@@ -1067,14 +1080,19 @@
     ld_prefix_parts(pp + 2 * W, pok, vp);
     st_parts(vp, sVpH, sVpL, r16, g4);
   }
-  for (int u = u_begin; u < u_end; ++u) {
+  for (int u = u_first; u < u_end; ++u) {
     int t0, n, pre;
     tile_info(tab, P, u, u_begin, t0, n, pre);
     const int first = firstn;
-    const bool qok = r16 < n;
+    const bool qok = EQ ? seln : r16 < n;
     Parts8 q, ko;
     {
       Parts8 vo;
+      if constexpr (EQ) {
+#pragma unroll
+        for (int i = 0; i < 4; ++i)
+          if (!qok) qn[i] = (f32x4){0.f, 0.f, 0.f, 0.f};
+      }
       split_frag(qn, q);
       split_frag(kn, ko);
       split_frag(vn, vo);
@@ -1119,7 +1137,7 @@
   }
 }
 
-template <int WPB, bool OS>
+template <int WPB, bool OS, bool PO = false, bool EQ = false>
 __global__ __launch_bounds__(WPB * 64, 2) void attn_prefix_bwd_split(
     int G, int P, int R, int ntiles, const int* __restrict__ tiles, const int* __restrict__ row_first, int H,
     int nchunk, int uc, const float* __restrict__ qkv, int ldq, const float* __restrict__ dout, int lddo,
@@ -1144,24 +1162,32 @@
   const float* dh = dout + h * 64 + 4 * g4;
   const float* lse_h = lse + h;
   const int u_begin = k * uc, u_end = min((k + 1) * uc, ntiles + 1);
+  const int u_first = EQ ? max(u_begin, 1) : u_begin;
   const int tab = load_tile_table(tiles, ntiles, u_begin, lane);
 
   f32x4 qn[4], kn[4], vn[4], dn[4];
   float l2n = 0.f;
   int first2n = 0;
+  constexpr int kNotEot = 0x100;
   auto fetch = [&](int u) {
     int t0, n, pre;
     tile_info(tab, P, u, u_begin, t0, n, pre);
     const int rl = t0 + min(r16, n - 1);
     const float* qp = qh + ((cls0 && u > 0 ? 0 : gR) + rl) * ldq;
-    ld_frag32(qp, qn);
+    int rq = rl;
+    bool sel = true;
+    if constexpr (EQ) {
+      sel = eot_row(row_first, t0, n, r16);
+      rq = sel ? rl : t0 + n - 1;
+    }
+    ld_frag32(qp + (long)(rq - rl) * ldq, qn);
     ld_frag32(qp + W, kn);
     ld_frag32(qp + 2 * W, vn);
-    ld_frag32(dh + (gR + rl) * lddo, dn);
-    l2n = lse_h[(gR + rl) * H];
-    first2n = u == 0 ? 0 : row_first[rl] - t0;
+    ld_frag32(dh + (gR + rq) * lddo, dn);
+    l2n = lse_h[(gR + rq) * H];
+    first2n = (u == 0 ? 0 : row_first[rl] - t0) | (sel ? 0 : kNotEot);
   };
-  if (u_begin < u_end) fetch(u_begin);
+  if (u_first < u_end) fetch(u_first);
   Parts8 kp, vp;
   {
     const bool pok = r16 < P;
@@ -1177,13 +1203,15 @@
     dkp[t] = z;
     dvp[t] = z;
   }
-  for (int u = u_begin; u < u_end; ++u) {
+  for (int u = u_first; u < u_end; ++u) {
     int t0, n, pre;
     tile_info(tab, P, u, u_begin, t0, n, pre);
-    const bool own_is_prefix = u == 0;
+    const bool own_is_prefix = !EQ && u == 0;
+    const bool own_out = !PO || own_is_prefix;
     const bool qok = r16 < n;
+    const bool dq_ok = EQ ? first2n < kNotEot : qok;
     const float l2 = l2n;
-    const int first2 = first2n;
+    const int first2 = EQ ? first2n & (kNotEot - 1) : first2n;
     f32x4 s1p, s2p, p1p, p2p, s1o, s2o, p1o, p2o;
     {
       Parts8 q, ko, vo, d;
@@ -1191,6 +1219,12 @@
       split_frag(kn, ko);
       split_frag(vn, vo);
       split_frag(dn, d);
+      if constexpr (EQ) {
+        if (!dq_ok) {
+          q = Parts8{};
+          d = Parts8{};
+        }
+      }
       lds_fence();
       st_parts(q, tQH, tQL, r16, g4);
       st_parts(ko, tKoH, tKoL, r16, g4);
@@ -1199,9 +1233,11 @@
       s2p = mfma32_s3(kp, q, z);
       p1p = mfma32_s3(d, vp, z);
       p2p = mfma32_s3(vp, d, z);
-      s1o = mfma32_s3(q, ko, z);
+      s1o = z;
+      p1o = z;
+      if (own_out) s1o = mfma32_s3(q, ko, z);
       s2o = mfma32_s3(ko, q, z);
-      p1o = mfma32_s3(d, vo, z);
+      if (own_out) p1o = mfma32_s3(d, vo, z);
       p2o = mfma32_s3(vo, d, z);
     }
     __builtin_amdgcn_sched_barrier(0);
@@ -1240,28 +1276,30 @@
     lds_fence();
     float* orow = dqkv + (gR + t0 + r16) * lddq + h * 64;
     f32x4 acc[4];
-#pragma unroll
-    for (int t = 0; t < 4; ++t) {
-      acc[t] = mfma16_s3(tr_read(tKpH, 4 * g4, 16 * t, lane), tr_read(tKpL, 4 * g4, 16 * t, lane), bTpH, bTpL, z);
-      acc[t] = mfma16_s3(tr_read(tKoH, 4 * g4, 16 * t, lane), tr_read(tKoL, 4 * g4, 16 * t, lane), bToH, bToL, acc[t]);
-    }
-    store_acc64<OS>(orow, acc, kScale, qok, g4);
+    if (own_out) {
+#pragma unroll
+      for (int t = 0; t < 4; ++t) {
+        acc[t] = mfma16_s3(tr_read(tKpH, 4 * g4, 16 * t, lane), tr_read(tKpL, 4 * g4, 16 * t, lane), bTpH, bTpL, z);
+        acc[t] = mfma16_s3(tr_read(tKoH, 4 * g4, 16 * t, lane), tr_read(tKoL, 4 * g4, 16 * t, lane), bToH, bToL, acc[t]);
+      }
+      store_acc64<OS>(orow, acc, kScale, dq_ok, g4);
+    }
 #pragma unroll
     for (int t = 0; t < 4; ++t) {
       const s16x4 aH = tr_read(tQH, 4 * g4, 16 * t, lane), aL = tr_read(tQL, 4 * g4, 16 * t, lane);
       dkp[t] = mfma16_s3(aH, aL, bSpH, bSpL, dkp[t]);
-      acc[t] = mfma16_s3(aH, aL, bSoH, bSoL, z);
+      if (own_out) acc[t] = mfma16_s3(aH, aL, bSoH, bSoL, z);
       if (own_is_prefix) dkp[t] += acc[t];
     }
-    if (!own_is_prefix) store_acc64<OS>(orow + W, acc, kScale, qok, g4);
+    if (!own_is_prefix && own_out) store_acc64<OS>(orow + W, acc, kScale, qok, g4);
 #pragma unroll
     for (int t = 0; t < 4; ++t) {
       const s16x4 aH = tr_read(tDH, 4 * g4, 16 * t, lane), aL = tr_read(tDL, 4 * g4, 16 * t, lane);
       dvp[t] = mfma16_s3(aH, aL, bPpH, bPpL, dvp[t]);
-      acc[t] = mfma16_s3(aH, aL, bPoH, bPoL, z);
+      if (own_out) acc[t] = mfma16_s3(aH, aL, bPoH, bPoL, z);
       if (own_is_prefix) dvp[t] += acc[t];
     }
-    if (!own_is_prefix) store_acc64<OS>(orow + 2 * W, acc, kPInv, qok, g4);
+    if (!own_is_prefix && own_out) store_acc64<OS>(orow + 2 * W, acc, kPInv, qok, g4);
   }
   float* pb = part + ((size_t)g * nchunk + k) * 16 * (2 * W);
   if (r16 < P) {
@@ -1466,22 +1504,27 @@
 
 static int prefix_fwd_split(int G, int P, int R, int ntiles, const int* tiles, const int* row_first, int H,
                             const void* qkv, int ldq, void* out, int ldo, float* lse, hipStream_t st, int cls0,
-                            bool out_split) {
+                            bool out_split, bool eot_q) {
   constexpr int WPB = 4;
   const int uc = f32_uc(G, ntiles, H, kSplitFwdWpc);
   const int nchunk = n_chunks(ntiles, uc);
   const long waves = (long)G * nchunk * H;
-  if (out_split)
-    hipLaunchKernelGGL((attn_prefix_fwd_split<WPB, true>), dim3((waves + WPB - 1) / WPB), dim3(64 * WPB), 0, st, G, P, R,
-                       ntiles, tiles, row_first, H, nchunk, uc, (const float*)qkv, ldq, (float*)out, ldo, lse, cls0);
-  else
-    hipLaunchKernelGGL((attn_prefix_fwd_split<WPB, false>), dim3((waves + WPB - 1) / WPB), dim3(64 * WPB), 0, st, G, P, R,
-                       ntiles, tiles, row_first, H, nchunk, uc, (const float*)qkv, ldq, (float*)out, ldo, lse, cls0);
+  auto go = [&](auto kern) {
+    hipLaunchKernelGGL(kern, dim3((waves + WPB - 1) / WPB), dim3(64 * WPB), 0, st, G, P, R, ntiles, tiles, row_first, H,
+                       nchunk, uc, (const float*)qkv, ldq, (float*)out, ldo, lse, cls0);
+  };
+  if (eot_q) {
+    if (out_split) go(attn_prefix_fwd_split<WPB, true, true>);
+    else go(attn_prefix_fwd_split<WPB, false, true>);
+  } else {
+    if (out_split) go(attn_prefix_fwd_split<WPB, true>);
+    else go(attn_prefix_fwd_split<WPB, false>);
+  }
   CLIPK_CHECK_LAUNCH();
   return CLIPK_OK;
 }
 
-template <bool OS>
+template <bool OS, bool PO = false, bool EQ = false>
 static int prefix_bwd_split(int G, int P, int R, int ntiles, const int* tiles, const int* row_first, int H,
                             const void* qkv, int ldq, const void* dout, int lddo, const float* lse, void* dqkv,
                             int lddq, float* part, hipStream_t st, int cls0) {
@@ -1490,7 +1533,7 @@
   const int uc = f32_uc(G, ntiles, H, kSplitBwdWpc);
   const int nchunk = n_chunks(ntiles, uc);
   const long waves = (long)G * nchunk * H;
-  hipLaunchKernelGGL((attn_prefix_bwd_split<WPB, OS>), dim3((waves + WPB - 1) / WPB), dim3(64 * WPB), 0, st, G, P, R,
+  hipLaunchKernelGGL((attn_prefix_bwd_split<WPB, OS, PO, EQ>), dim3((waves + WPB - 1) / WPB), dim3(64 * WPB), 0, st, G, P, R,
                      ntiles, tiles, row_first, H, nchunk, uc, (const float*)qkv, ldq, (const float*)dout, lddo, lse,
                      (float*)dqkv, lddq, part, cls0);
   CLIPK_CHECK_LAUNCH();
@@ -1522,7 +1565,8 @@
 }
 
 constexpr int kPrefixFlags = CLIPK_PREFIX_CLS_GROUP0 | CLIPK_PREFIX_SPLIT;
-constexpr int kPrefixFwdFlags = kPrefixFlags | CLIPK_PREFIX_OUT_SPLIT;
+constexpr int kPrefixFwdFlags = kPrefixFlags | CLIPK_PREFIX_OUT_SPLIT | CLIPK_PREFIX_EOT_QUERIES;
+constexpr int kPrefixBwdFlags = kPrefixFlags | CLIPK_PREFIX_GRAD_PREFIX | CLIPK_PREFIX_EOT_QUERIES;
 static int prefix_fwd_call(int dtype, int G, int P, int R, int ntiles, const int* tiles, const int* row_first,
                            int heads, const void* qkv, int ldqkv, void* out, int ldo, float* lse, int flags,
                            void* stream) {
@@ -1530,6 +1574,7 @@
   if (flags & ~kPrefixFwdFlags) return CLIPK_EINVAL;
   if ((flags & CLIPK_PREFIX_SPLIT) && dtype != CLIPK_F32) return CLIPK_EINVAL;
   if ((flags & CLIPK_PREFIX_OUT_SPLIT) && (!(flags & CLIPK_PREFIX_SPLIT) || ldo % 8)) return CLIPK_EINVAL;
+  if ((flags & CLIPK_PREFIX_EOT_QUERIES) && !(flags & CLIPK_PREFIX_SPLIT)) return CLIPK_EINVAL;
   if (!prefix_shape_ok(G, P, R, ntiles, heads, ldqkv) || ldqkv < 3 * heads * 64 || ldo < heads * 64 ||
       ldqkv % 8 || ldo % 8)
     return CLIPK_ESHAPE;
@@ -1537,7 +1582,7 @@
   const int c0 = (flags & CLIPK_PREFIX_CLS_GROUP0) ? 1 : 0;
   if (flags & CLIPK_PREFIX_SPLIT)
     return prefix_fwd_split(G, P, R, ntiles, tiles, row_first, heads, qkv, ldqkv, out, ldo, lse, st, c0,
-                            (flags & CLIPK_PREFIX_OUT_SPLIT) != 0);
+                            (flags & CLIPK_PREFIX_OUT_SPLIT) != 0, (flags & CLIPK_PREFIX_EOT_QUERIES) != 0);
   switch (dtype) {
     case CLIPK_F16: return prefix_fwd<f16>(G, P, R, ntiles, tiles, row_first, heads, qkv, ldqkv, out, ldo, lse, st, c0);
     case CLIPK_BF16: return prefix_fwd<bf16>(G, P, R, ntiles, tiles, row_first, heads, qkv, ldqkv, out, ldo, lse, st, c0);
@@ -1563,7 +1608,9 @@
                            const void* dout, int lddo, const float* lse, void* dqkv, int lddqkv, void* ws,
                            size_t ws_bytes, int flags, void* stream) {
   if (!tiles || !row_first || !qkv || !ofwd || !dout || !lse || !dqkv || !ws) return CLIPK_EINVAL;
-  if (flags & ~kPrefixFlags) return CLIPK_EINVAL;
+  if (flags & ~kPrefixBwdFlags) return CLIPK_EINVAL;
+  if ((flags & (CLIPK_PREFIX_GRAD_PREFIX | CLIPK_PREFIX_EOT_QUERIES)) && !(flags & CLIPK_PREFIX_SPLIT))
+    return CLIPK_EINVAL;
   if ((flags & CLIPK_PREFIX_SPLIT) && (dtype != CLIPK_F32 || (grad_dtype != CLIPK_F32 && grad_dtype != CLIPK_F32S)))
     return CLIPK_EINVAL;
   if (!prefix_shape_ok(G, P, R, ntiles, heads, lddqkv) || ldqkv < 3 * heads * 64 || lddqkv < 3 * heads * 64 ||
@@ -1575,13 +1622,22 @@
   const int c0 = (flags & CLIPK_PREFIX_CLS_GROUP0) ? 1 : 0;
   if (flags & CLIPK_PREFIX_SPLIT) {
     if (ldqkv % 4 || lddo % 4 || lddqkv % 4) return CLIPK_ESHAPE;
+    const bool po = (flags & CLIPK_PREFIX_GRAD_PREFIX) != 0, eq = (flags & CLIPK_PREFIX_EOT_QUERIES) != 0;
+    if (grad_dtype == CLIPK_F32S && lddqkv % 8) return CLIPK_ESHAPE;
+#define CLIPK_PBWDS(OS_, PO_, EQ_)                                                                               \
+  return prefix_bwd_split<OS_, PO_, EQ_>(G, P, R, ntiles, tiles, row_first, heads, qkv, ldqkv, dout, lddo, lse, dqkv, \
+                                         lddqkv, part, st, c0)
     if (grad_dtype == CLIPK_F32S) {
-      if (lddqkv % 8) return CLIPK_ESHAPE;
-      return prefix_bwd_split<true>(G, P, R, ntiles, tiles, row_first, heads, qkv, ldqkv, dout, lddo, lse, dqkv,
-                                    lddqkv, part, st, c0);
-    }
-    return prefix_bwd_split<false>(G, P, R, ntiles, tiles, row_first, heads, qkv, ldqkv, dout, lddo, lse, dqkv,
-                                   lddqkv, part, st, c0);
+      if (po && eq) CLIPK_PBWDS(true, true, true);
+      if (po) CLIPK_PBWDS(true, true, false);
+      if (eq) CLIPK_PBWDS(true, false, true);
+      CLIPK_PBWDS(true, false, false);
+    }
+    if (po && eq) CLIPK_PBWDS(false, true, true);
+    if (po) CLIPK_PBWDS(false, true, false);
+    if (eq) CLIPK_PBWDS(false, false, true);
+    CLIPK_PBWDS(false, false, false);
+#undef CLIPK_PBWDS
   }
 #define CLIPK_PBWD(TT, TGG)                                                                           \
   return prefix_bwd<TT, TGG>(G, P, R, ntiles, tiles, row_first, heads, qkv, ldqkv, ofwd, ldof, dout, lddo, \
diff --git a/few-shot-prompt-learning-for-vision-language-models-in-imbalanced-datasets_amd/csrc/encoder.hip b/few-shot-prompt-learning-for-vision-language-models-in-imbalanced-datasets_amd/csrc/encoder.hip
--- a/few-shot-prompt-learning-for-vision-language-models-in-imbalanced-datasets_amd/csrc/encoder.hip
+++ b/few-shot-prompt-learning-for-vision-language-models-in-imbalanced-datasets_amd/csrc/encoder.hip
@@ -34,6 +34,8 @@
     float *dA = nullptr, *dB = nullptr;
   } lora;
   mutable int o_saved_split = 0;
+  mutable bool edge0_saved = false;
+  mutable bool edgeL_saved = false;
 };
 
 namespace clipk {
@@ -477,14 +479,15 @@
 static int block_attn_fold(const clipk_encoder* e, const std::array<const void*, 6>& f, const SeqShape& sh,
                            const void* X, void* qkv, void* o, float* lse, float* m1, float* r1, const float* lnst,
                            float* rnb, hipStream_t st, bool text, const float* gamma = nullptr,
-                           const void* xs = nullptr) {
+                           const void* xs = nullptr, int pflags = 0) {
   const int W = e->W, rows = sh.rows, act = e->act;
   TRY(gemm_ln_merged(act, CLIPK_EPI_BIAS | (xs ? CLIPK_A_SPLIT : 0), rows, 3 * W, W, xs ? xs : X, f[0],
                      (const float*)f[2], qkv, nullptr, lnst, (const float*)f[1], m1, r1, rnb, st,
                      text ? CLIPK_PROF_GEMM_ALL : CLIPK_PROF_NONE, text ? "text.qkv_fwd" : "vit.qkv_fwd", text, gamma));
-  const double ab = (double)rows * 4 * W * esize(act) + (lse ? 4.0 * rows * e->heads : 0.0);
+  const double qrows = (pflags & CLIPK_PREFIX_EOT_QUERIES) ? sh.nout : rows;
+  const double ab = ((double)rows * 2 + qrows * 2) * W * esize(act) + (lse ? 4.0 * qrows * e->heads : 0.0);
   ProfScope ps(text ? CLIPK_PROF_ATTN : CLIPK_PROF_NONE, st, 0.0, text ? "text.attn_fwd" : "vit.attn_fwd", ab);
-  return attn_fwd(e, sh, qkv, o, lse, st);
+  return attn_fwd(e, sh, qkv, o, lse, st, pflags);
 }
 static int block_post_fold(const clipk_encoder* e, const std::array<const void*, 16>& w,
                            const std::array<const void*, 6>& f, int rows, const void* X, const void* o, void* Xm,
----
[Task item]
From the data above, show each line that contains "template".

[Exercise answer]
-template <int WPB, bool OS>
+template <int WPB, bool OS, bool PO = false, bool EQ = false>
-template <bool OS>
+template <bool OS, bool PO = false, bool EQ = false>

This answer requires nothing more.